I open my eyes. The two of them are peering down at me, worried looks on their faces. I am lying on the couch in Angie’s office, a blanket thrown over my body. Cool air is pouring into the room from the vent, despite Angie’s prohibition on air conditioning. My head is pounding. Spots shine across my eyes. “Hi,” I manage, but it comes out hoarse. I try and use my hands to stabilize myself so I can sit up.
“Don’t,” Angie says. “You should stay lying down.”
Helen shoves a bag of pretzels at me. “Eat these.”
I shake my head. “I’m fine.” I tug the blanket around my legs, though not because I am cold. My legs feel bare in this dress. Angie and Helen are skeptical. “Really,” I add. Then I gesture between the two women. “Angie, this is Helen, by the way.”
Helen crosses her arms. “This isn’t a joke. You passed out. You’re not fine.”
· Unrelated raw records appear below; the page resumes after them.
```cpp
struct otm_engine {
  const otm_engine* parent = nullptr;
  std::vector<otm_engine*> members;
  struct MemberPool* member_pool = nullptr;
  std::vector<otm_trace_result> g_traces;
  std::vector<otm_segment> g_segs;
  std::vector<otm_report_rec> g_reps;
  std::vector<int64_t> g_ways;
  int device = 0;
  std::atomic<int> n_clones{0};
  hipStream_t stream = nullptr;
  hipEvent_t sync_ev = nullptr;
  bool spin_waits = false;
  otm::HostGraph host;
  otm::DevGraph g{};
  std::vector<void*> graph_allocs;
  float index_rmax = -1.0f;
  int64_t small_points = 0;
  int trans_lanes = 8;
  int grid_mult = 0;
  int32_t grid_rows = 0, grid_cols = 0;
  int64_t grid_entries = 0;
  otm::DevIndex idx{};
  otm::DevIndex idxn[otm::NEAR_LEVELS]{};
  std::vector<float> index_near_m;
  bool index_near_set = false;
  int64_t index_near_level_entries[otm::NEAR_LEVELS]{};
  int64_t index_entries = 0;
  int64_t index_slots = 0;
  int64_t index_near_slots = 0;
  int32_t index_incomplete_rows = 0;
  float index_build_ms = 0.0f;
  otm::MatchConfig mc;
  otm::ReportConfig rc;
  otm::DevParams dp{};
  otm::DevReportCfg drc{};
  std::mutex mu;

  struct Buf {
    void* p = nullptr;
    size_t cap = 0;
  };
  Buf in_off, in_lat, in_lon, in_time, in_acc, in_blob;
  Buf pt_trace, is_col, prevc, nextc, gc, ncand, cand_eo, cand_em, cand_xeo, cand_xem, probe, col_prev, kq_prev, vmeta, colrec, colrec_pos, trans_off, trans, bp, state, chosen,
      chain_start, route_dist, ipos, path_off, path_len, path_pool, trace_err, overflow_list0, overflow_list2,
      counters_i32, scan_tmp, snap;
  Buf big_key, big_lab, big_inq, big_fr, big_ins, big_prev;
  Buf huge_key, huge_lab, huge_inq, huge_fr, huge_ins, huge_prev, overflow_list3;
  int32_t huge_log2 = 0;
  int32_t huge_ready_log2 = 0;
  Buf cbig_key, cbig_val, cbig_skey;
  int32_t cand_log2 = 0;
  int32_t huge_final = 0, cand_final = 0;
  int32_t last_attempts = 0;
  int32_t last_resumes = 0;
  Buf ord_tile, ord_cnt, ord_cursor, ord_grp, ord_item;
  Buf abort_flag;
  Buf rs_blob;
  int64_t trans_cap = 0;
  bool caps_read = false, caps_pinned = false;
  Buf o_traces, o_seg_cnt, o_way_cnt, o_rep_cnt, seg_ub, o_segments, o_seg_gidx, o_way_ids, o_reports;
  Buf f_seg_off, f_way_off, f_rep_off, f_segs, f_ways, f_reps, f_traces;
  otm::DevCounters* ctr = nullptr;
// ... 87 lines not shown
```

reporter_amd/csrc/kernels.h:

```cpp
#pragma once
#include <hip/hip_runtime.h>

#include <cstdint>

#include "otmatch.h"

namespace otm {

constexpr int KMAX = 32;
constexpr int KIN = 8;
static_assert(KIN == 4 || KIN == 8, "inline blocks of 4 or 8 slots (whole 16-B emission pieces)");
constexpr int KX = KMAX - KIN;
constexpr int MAX_HITS = 256;
constexpr int SEARCH_LIMIT = 98304;
constexpr int LDS_TABLE_CAP = 256;
constexpr int LDS_TABLE_LIMIT = 192;
constexpr int BIG_TABLE_LOG2 = 17;
constexpr int BIG_TABLE_CAP = 1 << BIG_TABLE_LOG2;
#ifndef OTM_BIG_SLOTS
#define OTM_BIG_SLOTS 512
#endif
constexpr int BIG_SLOTS = OTM_BIG_SLOTS;
constexpr int HUGE_SLOTS = 8;
constexpr int CAND_BIG_SLOTS = 64;
// ... 15 lines not shown
  const uint32_t* cell_off;
  const uint32_t* cell_ent;
  const float4* ent_geo;
  const uint16_t *e_head_out, *e_head_in;
  const uint32_t* e_len64;
  const uint4* e_rec;
  const int2* e_fl;
  const int64_t* way_tab;
  int32_t n_nodes, n_edges, n_segments, grid_rows, grid_cols;
  double lat0, lon0, cell;
  float bb_lat0, bb_lon0, bb_inv_h, bb_inv_w;
};

#ifndef OTM_ORDER_BITS
#define OTM_ORDER_BITS 6
#endif
constexpr int ORDER_BITS = OTM_ORDER_BITS;
constexpr int ORDER_SIDE = 1 << ORDER_BITS;
constexpr int ORDER_TILES = ORDER_SIDE * ORDER_SIDE;
constexpr int ORDER_GROUPS = 8;
struct DevOrder {
  int32_t* item;
  int32_t* grp;
  uint16_t* tile;
  int32_t* tile_cnt;
  int32_t* cursor;
};

struct IdxRow {
  int64_t off;
  int32_t cnt;
  uint32_t cap;
};
struct DevIndex {
  float rmax;
  uint32_t cmax;
  const IdxRow* row;
  const uint4* slot;
  int load_pct;
};
constexpr int IDX_SLOT_BYTES = 16;
constexpr float INDEX_RMAX_CAP = 200000.0f;
constexpr uint32_t NODE_KEY = 0x80000000u;
constexpr uint32_t NONE_PRED = 0xFFFFFFFFu;
constexpr int NEAR_LEVELS = 3;
#ifndef OTM_INDEX_NEAR_FRACS
#define OTM_INDEX_NEAR_FRACS {0.45f}
#endif
#ifndef OTM_INDEX_NEAR_MIN_GB
#define OTM_INDEX_NEAR_MIN_GB 16.0
#endif
constexpr int INDEX_BUILD_LOG2 = 11;
constexpr int INDEX_BUILD_CAP = 1 << INDEX_BUILD_LOG2;
constexpr int INDEX_BUILD_LIMIT = 1536;
__host__ __device__ inline uint32_t index_cost_bound(float B) { return (uint32_t)floor((double)B * 64.0); }

constexpr int ORDER_CAND = 1, ORDER_TRANS = 2, ORDER_ROUTE = 4;
constexpr int TURN_TABLE = 181;
constexpr uint32_t TURN_UNITS_MAX = 0xFFFFFFu;
constexpr uint32_t NO_TURNS = 0xFFFFFFFFu;
struct DevParams {
  float sigma_z, beta, factor, breakage, interp, search_radius, max_search_radius, gps_accuracy;
  const uint32_t* turn_units;
  int max_candidates;
  int order_mask;
  int cand_wave_all;
};

struct DevReportCfg {
  int n_report, n_transition;
// ... 138 lines not shown
void launch_transitions(const DevGraph& g, const DevBatch& b, const DevParams& p, DevWork& w, hipStream_t s,
                        const Marks& mk, int sub, int from = RESUME_ALL);
void launch_viterbi(const DevBatch& b, DevWork& w, hipStream_t s, const Marks& mk);
void launch_route(const DevGraph& g, const DevBatch& b, const DevParams& p, DevWork& w, hipStream_t s,
                  const Marks& mk, int from = RESUME_ALL);
void launch_segments(const DevGraph& g, const DevBatch& b, DevWork& w, DevOut& o, bool write, hipStream_t s,
                     const Marks& mk);
void launch_report(const DevBatch& b, const DevReportCfg& rc, DevWork& w, DevOut& o, hipStream_t s, const Marks& mk);
void launch_order(const DevBatch& b, DevWork& w, hipStream_t s, const Marks& mk);
void launch_seg_bound(const DevGraph& g, const DevBatch& b, const DevParams& p, DevWork& w, int64_t* tb, hipStream_t s,
                      const Marks& mk);
void launch_compact(int32_t n_traces, const DevOut& o, const int32_t* seg_off, const int32_t* way_off,
                    const int32_t* rep_off, void* segs_out, int64_t* ways_out, void* reps_out, void* traces_out,
                    hipStream_t s);
void launch_index_build(const DevGraph& g, const uint32_t* turn_units, uint32_t cmax, int32_t* row_cnt,
                        const IdxRow* rows, uint4* slot, bool write, hipStream_t s);
int index_load_fast();
int index_load_dense();
void launch_row_sizes(const int32_t* row_cnt, int64_t* row_sizes, int32_t n, int pct, hipStream_t s);
struct BatchStatus {
  int32_t abort, grow;
  int64_t ttotal;
  int32_t cnt[3];
  int32_t route_huge;
};
void launch_batch_init(int32_t* counters, int32_t* abort, hipStream_t s);
void launch_expand_compact(const int64_t* trace_off, const int64_t* tbase, const int32_t* dt, const int16_t* acc16,
                           double* time, float* acc, int32_t n_traces, hipStream_t s);
void launch_snap(int32_t* counters, int32_t* snap, bool reset, hipStream_t s);
bool fold_bookkeeping();
void launch_status(const int32_t* abort, const int64_t* ttotal, const int32_t* counters, BatchStatus* out,
                   hipStream_t s);
void launch_row_pack(const int32_t* row_cnt, const int64_t* row_off, IdxRow* rows, int32_t n, hipStream_t s);
size_t req_sparse_slots(int32_t n, size_t bytes);
void launch_req_read(const unsigned char* blob, const int64_t* off, int32_t r0, int32_t r1, int32_t n, int64_t* cnt,
                     uint8_t* ok, const DevBatch& sparse, hipStream_t s);
void launch_req_compact(const int64_t* off, int32_t n, const int64_t* pre, const uint8_t* ok, const DevBatch& sparse,
                        const DevBatch& out, int64_t* trace_off, hipStream_t s);
constexpr int RESP_HDR_SLOT = 512;
constexpr int RESP_SEG_SLOT = 320;
constexpr int RESP_REP_SLOT = 192;
struct RespIn {
  int32_t nt, ns, nr;
  const otm_trace_result* traces;
  const otm_segment* segs;
  const int64_t* ways;
  const otm_report_rec* reps;
};
struct RespWork {
  char *hdr, *seg, *rep;
  int32_t *hlen, *slen, *rlen;
  int64_t* blen;
  uint8_t* host;
};
size_t resp_seg_scratch(int32_t ns, int32_t nw);
void launch_resp_items(const RespIn& in, const RespWork& w, hipStream_t s);
void launch_resp_len(const RespIn& in, const RespWork& w, hipStream_t s);
void launch_resp_copy(const RespIn& in, const RespWork& w, const int64_t* boff, char* blob, hipStream_t s);
void scan_i64(int64_t* d, int64_t n, void* tmp, size_t tmp_bytes, hipStream_t s);
constexpr int FETCH_SCAN_MAX = 1 << 16;
void launch_fetch_scan(int32_t n, const int32_t* c0, const int32_t* c1, const int32_t* c2, int32_t* o0, int32_t* o1,
                       int32_t* o2, hipStream_t s);
void scan_i32(int32_t* d, int64_t n, void* tmp, size_t tmp_bytes, hipStream_t s);
size_t scan_tmp_bytes(int64_t n);

}
// ... 1 lines not shown
```

reporter_amd/csrc/kernels.hip:

```cpp
#include <hip/hip_runtime.h>

#include <algorithm>
#include <cstdlib>
#include <type_traits>

#include <hipcub/hipcub.hpp>

#include "kernels.h"
#include "otmatch.h"

namespace otm {

namespace {

#define MPD_F 111319.4954833f
constexpr uint32_t EMPTY = 0xFFFFFFFFu;
constexpr unsigned long long LAB_NONE = ~0ull;
constexpr int TB = 64;
__device__ __forceinline__ void wave_sync() {
  __builtin_amdgcn_wave_barrier();
  asm volatile("" ::: "memory");
}

__device__ __forceinline__ float cos_deg(float deg) {
// ... 402 lines not shown
  int64_t i0, i1, stride;
  bool ordered;
};
__device__ __forceinline__ ItemRange item_range(const DevWork& w, const DevBatch& b, bool ordered, int per_block) {
  ItemRange r;
  r.ordered = ordered;
  const int tid = per_block > 1 ? (int)threadIdx.x : 0;
  if (ordered) {
    const int grp = blockIdx.x % ORDER_GROUPS;
    r.i0 = w.ord.grp[grp] + (int64_t)(blockIdx.x / ORDER_GROUPS) * per_block + tid;
    r.i1 = w.ord.grp[grp + 1];
    r.stride = (int64_t)(gridDim.x / ORDER_GROUPS) * per_block;
  } else {
    r.i0 = (int64_t)blockIdx.x * per_block + tid;
    r.i1 = b.n_points;
    r.stride = (int64_t)gridDim.x * per_block;
  }
  return r;
}

constexpr int HCAP = 512;
constexpr uint32_t NODE_ENT = 0x80000000u;
#ifndef OTM_CAND_LANE_CAP
#define OTM_CAND_LANE_CAP 8
#endif
constexpr int CAND_LANE_CAP = OTM_CAND_LANE_CAP;
#ifndef OTM_CAND_TB
#define OTM_CAND_TB 256
#endif
#ifndef OTM_CAND_WAVES
#define OTM_CAND_WAVES 8
#endif
constexpr int CAND_TB = OTM_CAND_TB;
#ifndef OTM_CAND_INFL
#define OTM_CAND_INFL 2
#endif
constexpr int CAND_INFL = OTM_CAND_INFL;
#ifndef OTM_SNAP_B
#define OTM_SNAP_B 2
#endif
constexpr int SNAP_B = OTM_SNAP_B;
#ifndef OTM_TRANS_BATCH
#define OTM_TRANS_BATCH 1
#endif

__device__ __forceinline__ void wave_cadd(unsigned long long* c, unsigned long long v) {
  for (int o = 32; o > 0; o >>= 1) v += __shfl_xor(v, o, 64);
  if ((threadIdx.x & 63) == 0 && v) atomicAdd(c, v);
}

template <bool CTR>
__global__ __launch_bounds__(CAND_TB, OTM_CAND_WAVES) void k_cand_lane(DevGraph g, DevBatch b, DevParams P, DevWork w) {
  __shared__ uint32_t sE[CAND_LANE_CAP * CAND_TB];
  __shared__ float sQ[CAND_LANE_CAP * CAND_TB];
  uint32_t* E = sE + threadIdx.x;
  float* Q = sQ + threadIdx.x;
  constexpr int S = CAND_TB;
  unsigned long long c_cells = 0, c_ent = 0, c_cand = 0;
  const ItemRange R = item_range(w, b, (P.order_mask & ORDER_CAND) != 0, CAND_TB);
  for (int64_t it = R.i0; it < R.i1; it += R.stride) {
    const int64_t p = R.ordered ? (int64_t)w.ord.item[it] : it;
    if (!R.ordered && !w.is_col[p]) continue;
    if (P.cand_wave_all) {
      const int slot = atomicAdd(&w.counters_i32[5], 1);
      w.overflow_list0[slot] = (int32_t)p;
      continue;
    }
    const float4 pr = w.probe[p];
    const float lat = pr.x, lon = pr.y;
    const float r = probe_radius(P, pr.z);
    const float r2 = r * r;
    const float ls = MPD_F * cos_deg(lat);
    const float dlat = r / MPD_F;
    const float dlon = r / ls;
    const double la_lo = ((double)lat - (double)dlat - g.lat0) / g.cell;
    const double la_hi = ((double)lat + (double)dlat - g.lat0) / g.cell;
    const double lo_lo = ((double)lon - (double)dlon - g.lon0) / g.cell;
    const double lo_hi = ((double)lon + (double)dlon - g.lon0) / g.cell;
    const double R = g.grid_rows, Cn = g.grid_cols;
    int r0 = 0, r1 = -1, c0 = 0, c1 = -1;
    if (!(la_hi < 0.0 || lo_hi < 0.0 || la_lo >= R || lo_lo >= Cn)) {
      r0 = la_lo < 0.0 ? 0 : (int)floor(la_lo);
      r1 = la_hi >= R ? (int)R - 1 : (int)floor(la_hi);
      c0 = lo_lo < 0.0 ? 0 : (int)floor(lo_lo);
      c1 = lo_hi >= Cn ? (int)Cn - 1 : (int)floor(lo_hi);
    }
    int n = 0;
    bool spill = false;
    const unsigned long long cells = (unsigned long long)(r1 - r0 + 1) * (unsigned long long)(c1 - c0 + 1);
// ... 24 lines not shown
            if (spill || !(sqd <= r2)) continue;
            const uint32_t ent = en[u];
            const uint32_t e = ent >> 4;
            uint32_t ev[CAND_LANE_CAP];
#pragma unroll
            for (int m = 0; m < CAND_LANE_CAP; ++m) ev[m] = E[m * S];
            int f = -1;
#pragma unroll
            for (int m = 0; m < CAND_LANE_CAP; ++m) f = (m < n && (ev[m] >> 4) == e) ? m : f;
            if (f < 0) {
              if (n == CAND_LANE_CAP) {
                spill = true;
                continue;
              }
              E[n * S] = ent;
              Q[n * S] = sqd;
              ++n;
            } else {
              const float qf = Q[f * S];
              if (sqd < qf || (sqd == qf && (ent & 15u) < (E[f * S] & 15u))) {
                Q[f * S] = sqd;
                E[f * S] = ent;
              }
            }
          }
        }
      }
    }
    if (spill) {
      const int slot = atomicAdd(&w.counters_i32[5], 1);
      w.overflow_list0[slot] = (int32_t)p;
      continue;
    }
    for (int m0 = 0; m0 < n; m0 += SNAP_B) {
      uint32_t em[SNAP_B];
      ProjIn pin[SNAP_B];
#pragma unroll
      for (int u = 0; u < SNAP_B; ++u) {
        em[u] = m0 + u < n ? E[(m0 + u) * S] : 0u;
        if (m0 + u < n) pin[u] = proj_load(g, (int32_t)(em[u] >> 4), (int32_t)(em[u] & 15u));
      }
      int32_t vx[SNAP_B];
      bool node0[SNAP_B], at_end[SNAP_B];
#pragma unroll
      for (int u = 0; u < SNAP_B; ++u) {
        vx[u] = 0;
        node0[u] = at_end[u] = false;
        if (m0 + u < n) {
          float sqd, off;
          proj_calc(pin[u], lat, lon, ls, sqd, off, at_end[u]);
          node0[u] = off == 0.0f;
          const int32_t e = (int32_t)(em[u] >> 4);
          if (node0[u] || at_end[u]) vx[u] = node0[u] ? g.e_from[e] : g.e_to[e];
        }
      }
#pragma unroll
      for (int u = 0; u < SNAP_B; ++u) {
        if (node0[u] || at_end[u]) {
          const int32_t o0 = g.out_off[vx[u]], o1 = g.out_off[vx[u] + 1];
          if (node0[u] || o1 > o0) E[(m0 + u) * S] = NODE_ENT | ((uint32_t)o0 << 4);
        }
      }
    }
    for (int m = 0; m < n; ++m) {
      const uint32_t key = E[m * S];
      if (!(key & NODE_ENT)) continue;
      int f = -1;
      for (int t = 0; t < m; ++t)
        if (E[t * S] == key) f = t;
      if (f >= 0) {
        const float qm = Q[m * S];
        if (qm < Q[f * S]) Q[f * S] = qm;
        --n;
        E[m * S] = E[n * S];
        Q[m * S] = Q[n * S];
        --m;
      }
    }
    const int K = n < P.max_candidates ? n : P.max_candidates;
    const float ds = (2.0f * P.sigma_z) * P.sigma_z;
    for (int j = 0; j < K; ++j) {
      int m = j;
      float qm = Q[j * S];
      uint32_t em = E[j * S];
      for (int t = j + 1; t < n; ++t) {
        const float qt = Q[t * S];
        const uint32_t et = E[t * S];
        const uint32_t xt = (et & ~NODE_ENT) >> 4, xm = (em & ~NODE_ENT) >> 4;
        if (qt < qm || (qt == qm && (xt < xm || (xt == xm && et > em)))) {
          m = t;
          qm = qt;
          em = et;
        }
      }
      if (m != j) {
        Q[m * S] = Q[j * S];
        E[m * S] = E[j * S];
        Q[j * S] = qm;
        E[j * S] = em;
      }
    }
    int4* eo4 = (int4*)(w.cand_eo + p * KIN);
    float4* em4 = (float4*)(w.cand_em + p * KIN);
    float emv[4];
#pragma unroll
    for (int j = 0; j < (CAND_LANE_CAP > KIN ? CAND_LANE_CAP : KIN); j += 2) {
      if (j >= KIN && j >= K) break;
      int32_t e2[2];
      float o2[2];
#pragma unroll
      for (int u = 0; u < 2; ++u) {
        const int jj = j + u;
        e2[u] = -1;
        o2[u] = 0.0f;
        float emj = INFINITY;
        if (jj < K) {
          const uint32_t en = E[jj * S];
          const int32_t e = (int32_t)((en & ~NODE_ENT) >> 4);
          float sqd = Q[jj * S], off = 0.0f;
          if (!(en & NODE_ENT)) project(g, e, (int32_t)(en & 15u), lat, lon, ls, sqd, off);
          e2[u] = e;
          o2[u] = off;
          emj = sqd / ds;
        }
        emv[(j + u) & 3] = emj;
      }
      if (j < KIN) {
        eo4[j >> 1] = make_int4(e2[0], __float_as_int(o2[0]), e2[1], __float_as_int(o2[1]));
        if ((j & 3) == 2) em4[j >> 2] = make_float4(emv[0], emv[1], emv[2], emv[3]);
      } else {
#pragma unroll
        for (int u = 0; u < 2; ++u)
          if (j + u < K) {
            w.cand_xeo[p * KX + (j + u - KIN)] = make_int2(e2[u], __float_as_int(o2[u]));
            w.cand_xem[p * KX + (j + u - KIN)] = emv[(j + u) & 3];
          }
      }
    }

    w.ncand[p] = K;
    if (CTR) {
      c_cells += cells;
      c_ent += ents;
      c_cand += (unsigned long long)K;
    }
  }
  if (CTR) {
    wave_cadd(&w.ctr->cells_visited, c_cells);
    wave_cadd(&w.ctr->cell_entries_scanned, c_ent);
    wave_cadd(&w.ctr->candidates, c_cand);
  }
}
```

I look at Angie and try for a laugh. “Wow, I must have really scared you for you to put on the air conditioning.” No one else is smiling. I proceed to shed the blanket so I can stand up. I want to reassure everyone. At first I’m unsteady, but then the dizziness subsides. With my bare feet planted on the soft rug, I am feeling stronger. “Really. It’s no big deal. That happens sometimes.”
“What happens?” Angie asks.
“I faint. You know.” But the two of them don’t seem to get it. “After I have visions? It started a year or two ago.”
“Is this part of what you meant when you said your gift might be changing?” Helen asks.